The observatory is 30 minutes outside of the city but somehow, its always darker than by the water at the end of the world. There are several telescopes housed here that we use and sometimes we even lay outside on the grass when the weather is good. The class is an elective with only six other students, a strange mix of university and intimate gathering. There is no real coursework to be honest, no books to buy, no programs to purchase. No skill checks. Instead there are talks and discussion. Instead there is math and theory and starring into the blackness for three hours twice a week asking ourselves if we exist.

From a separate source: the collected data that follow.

@@ -52,7 +55,7 @@
 template <int NB, bool TALL, bool F32, int GEN>
 __global__ __launch_bounds__(256, 1) void matvec_symw_kernel(const void* __restrict__ tiles_any, const int64_t* __restrict__ row_off,
                                                              const int* __restrict__ items, const int* __restrict__ zslot_begin,
-                                                             const double* __restrict__ xt, double* __restrict__ slabD,
+                                                             const int* __restrict__ chain, const double* __restrict__ xt, double* __restrict__ slabD,
                                                              double* __restrict__ slabT, int kcols, int nwg, int64_t xt_gstride,
                                                              int64_t slabD_gstride, int64_t slabT_gstride, int nb, OpParams op, int64_t n) {
   static_assert(!TALL || NB == 1, "two slices per wave: 16 columns per workgroup");
@@ -102,7 +105,14 @@
   const unsigned lane = threadIdx.x & 63;
   const int wave = __builtin_amdgcn_readfirstlane(threadIdx.x >> 6);
   const unsigned c = lane & 15, g = lane >> 4;
-  const int S = items[4 * item], J0 = items[4 * item + 1], J1 = items[4 * item + 2];
+  const int J0 = items[4 * item + 1], J1 = items[4 * item + 2];
+  constexpr bool CHAINS = NB == 2 && !TALL && !F32 && GEN == 0;
+  const bool chained = CHAINS && chain != nullptr;
+  const int members = chained ? __builtin_amdgcn_readfirstlane(chain[2 * item]) : 1;
+  const int64_t zbase = chained ? chain[2 * item + 1] : zslot_begin[items[4 * item]];
+#pragma nounroll
+  for (int member = 0; member < members; ++member) {
+  const int S = items[4 * item] + member;
   const int I0 = S * R;
   const int Imax = I0 + R - 1 < nb - 1 ? I0 + R - 1 : nb - 1;
   const int rhalf = wave & 1;
@@ -344,7 +354,6 @@
                  :: "v"(ra), "i"(SYMW_P(PAR, IB, JJ)), "i"(SYMW_P(PAR, IB, JJ) + 3), "i"((16 * IB + 2 * JJ) * (int)sizeof(double)) : "memory");
   };
 
-  const int64_t zbase = zslot_begin[S];
   unsigned qz[R];
 #pragma unroll
   for (int r = 0; r < R; ++r) qz[r] = symw_uniform(I0 + r <= Imax && I0 + r > J0 ? (unsigned)(I0 + r - J0) * UPJ : 0u);
@@ -393,7 +402,15 @@
 #pragma unroll
       for (int h = 0; h < 2; ++h) {
         const int e = threadIdx.x + 256 * h, bc = e >> 5, pr = e & 31;
-        if (bc < kc) *reinterpret_cast<f64x2*>(outT + bc * SYM_TB + 2 * pr) = *reinterpret_cast<const f64x2*>(zs + (16 * bcb + bc) * ZS + 2 * pr);
+        if (bc < kc) {
+          const f64x2 v = *reinterpret_cast<const f64x2*>(zs + (16 * bcb + bc) * ZS + 2 * pr);
+          double* o = outT + bc * SYM_TB + 2 * pr;
+          if (!CHAINS || member == 0) *reinterpret_cast<f64x2*>(o) = v;
+          else {
+            symw_add_f64(o, v.x);
+            symw_add_f64(o + 1, v.y);
+          }
+        }
       }
     }
   };
@@ -617,7 +634,7 @@
   }
 #endif
 
-  double* outD = slabD + (int64_t)items[4 * item + 3] * R * 16 * SYM_TB;
+  double* outD = slabD + (int64_t)(items[4 * item + 3] + member) * R * 16 * SYM_TB;
 #pragma unroll
   for (int sl = 0; sl < NSL; ++sl) {
 #pragma unroll
@@ -641,18 +658,20 @@
       }
     }
   }
+  if (CHAINS && member + 1 < members) __syncthreads();
+  }
   asm volatile("" ::: "a128", "a255");
   if constexpr (F32) asm volatile("" ::: "v224", "v255");
 }
 
 void launch_matvec_symw(hipStream_t st, int nbw, bool tall, bool tiles_f32, const void* tiles, const int64_t* row_off, int nb, const int* items_dev,
-                        int nitems, const int* zslot_begin_dev, const double* xt, int kcols, double* slabD, double* slabT, int nwg,
+                        int nitems, const int* zslot_begin_dev, const int* chain_dev, const double* xt, int kcols, double* slabD, double* slabT, int nwg,
                         int64_t xt_gstride, int64_t slabD_gstride, int64_t slabT_gstride) {
   dim3 grid(nitems * nwg), block(256);
   const OpParams op{};
   const int64_t n = 0;
 #define SYMW_LAUNCH(NBW, T, F)                                                                                                          \
-  hipLaunchKernelGGL((matvec_symw_kernel<NBW, T, F, 0>), grid, block, 0, st, tiles, row_off, items_dev, zslot_begin_dev, xt, slabD, slabT, kcols, \
+  hipLaunchKernelGGL((matvec_symw_kernel<NBW, T, F, 0>), grid, block, 0, st, tiles, row_off, items_dev, zslot_begin_dev, chain_dev, xt, slabD, slabT, kcols, \
                      nwg, xt_gstride, slabD_gstride, slabT_gstride, nb, op, n)
   if (tiles_f32) SYMW_LAUNCH(1, false, true);
   else if (nbw == 2) SYMW_LAUNCH(2, false, false);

We turn in projects that are half-way between art and science. We do math to learn the reasoning and the philosophy behind it. We stand silently holding our breath in a room with a telescope built four years before the Civil War hooked up to a computer built four years before I was born, taking pictures of the sky. The telescope upstairs is a modern marvel that can take a perfect picture at the stoke of a few keys but for some reason most of the time I’d rather spend 20 minutes fighting a long tube of steel filled with glass to take a blurry picture.

In the other rooms, with the modern telescopes that are hooked up to cutting edges computers, I stare at planets and star and solar systems and comets and I wonder how many people had known the sky with no more than their eyes, never even pressing it to rock or paper or dirt. How many eyes roved over the skies and couldn’t imagine a world where we might make a map that could lead us to the future.

Because in this observatory, the sky isn’t just the sky. The sky is history. All of human history, laid out in lights constantly dimming and bursting anew. The light from these stars having been seen by humans throughout time. The light barring witness to all of time.

With this knowledge I’m no longer just small in the face of the universe, but small in the face of time, reducing down into nothing. All of human history, standing in a dark room, starring at the sky through a piece of glass made of the culmination of all humanity before me.

The universe as it had always been but never as it was meant to be seen.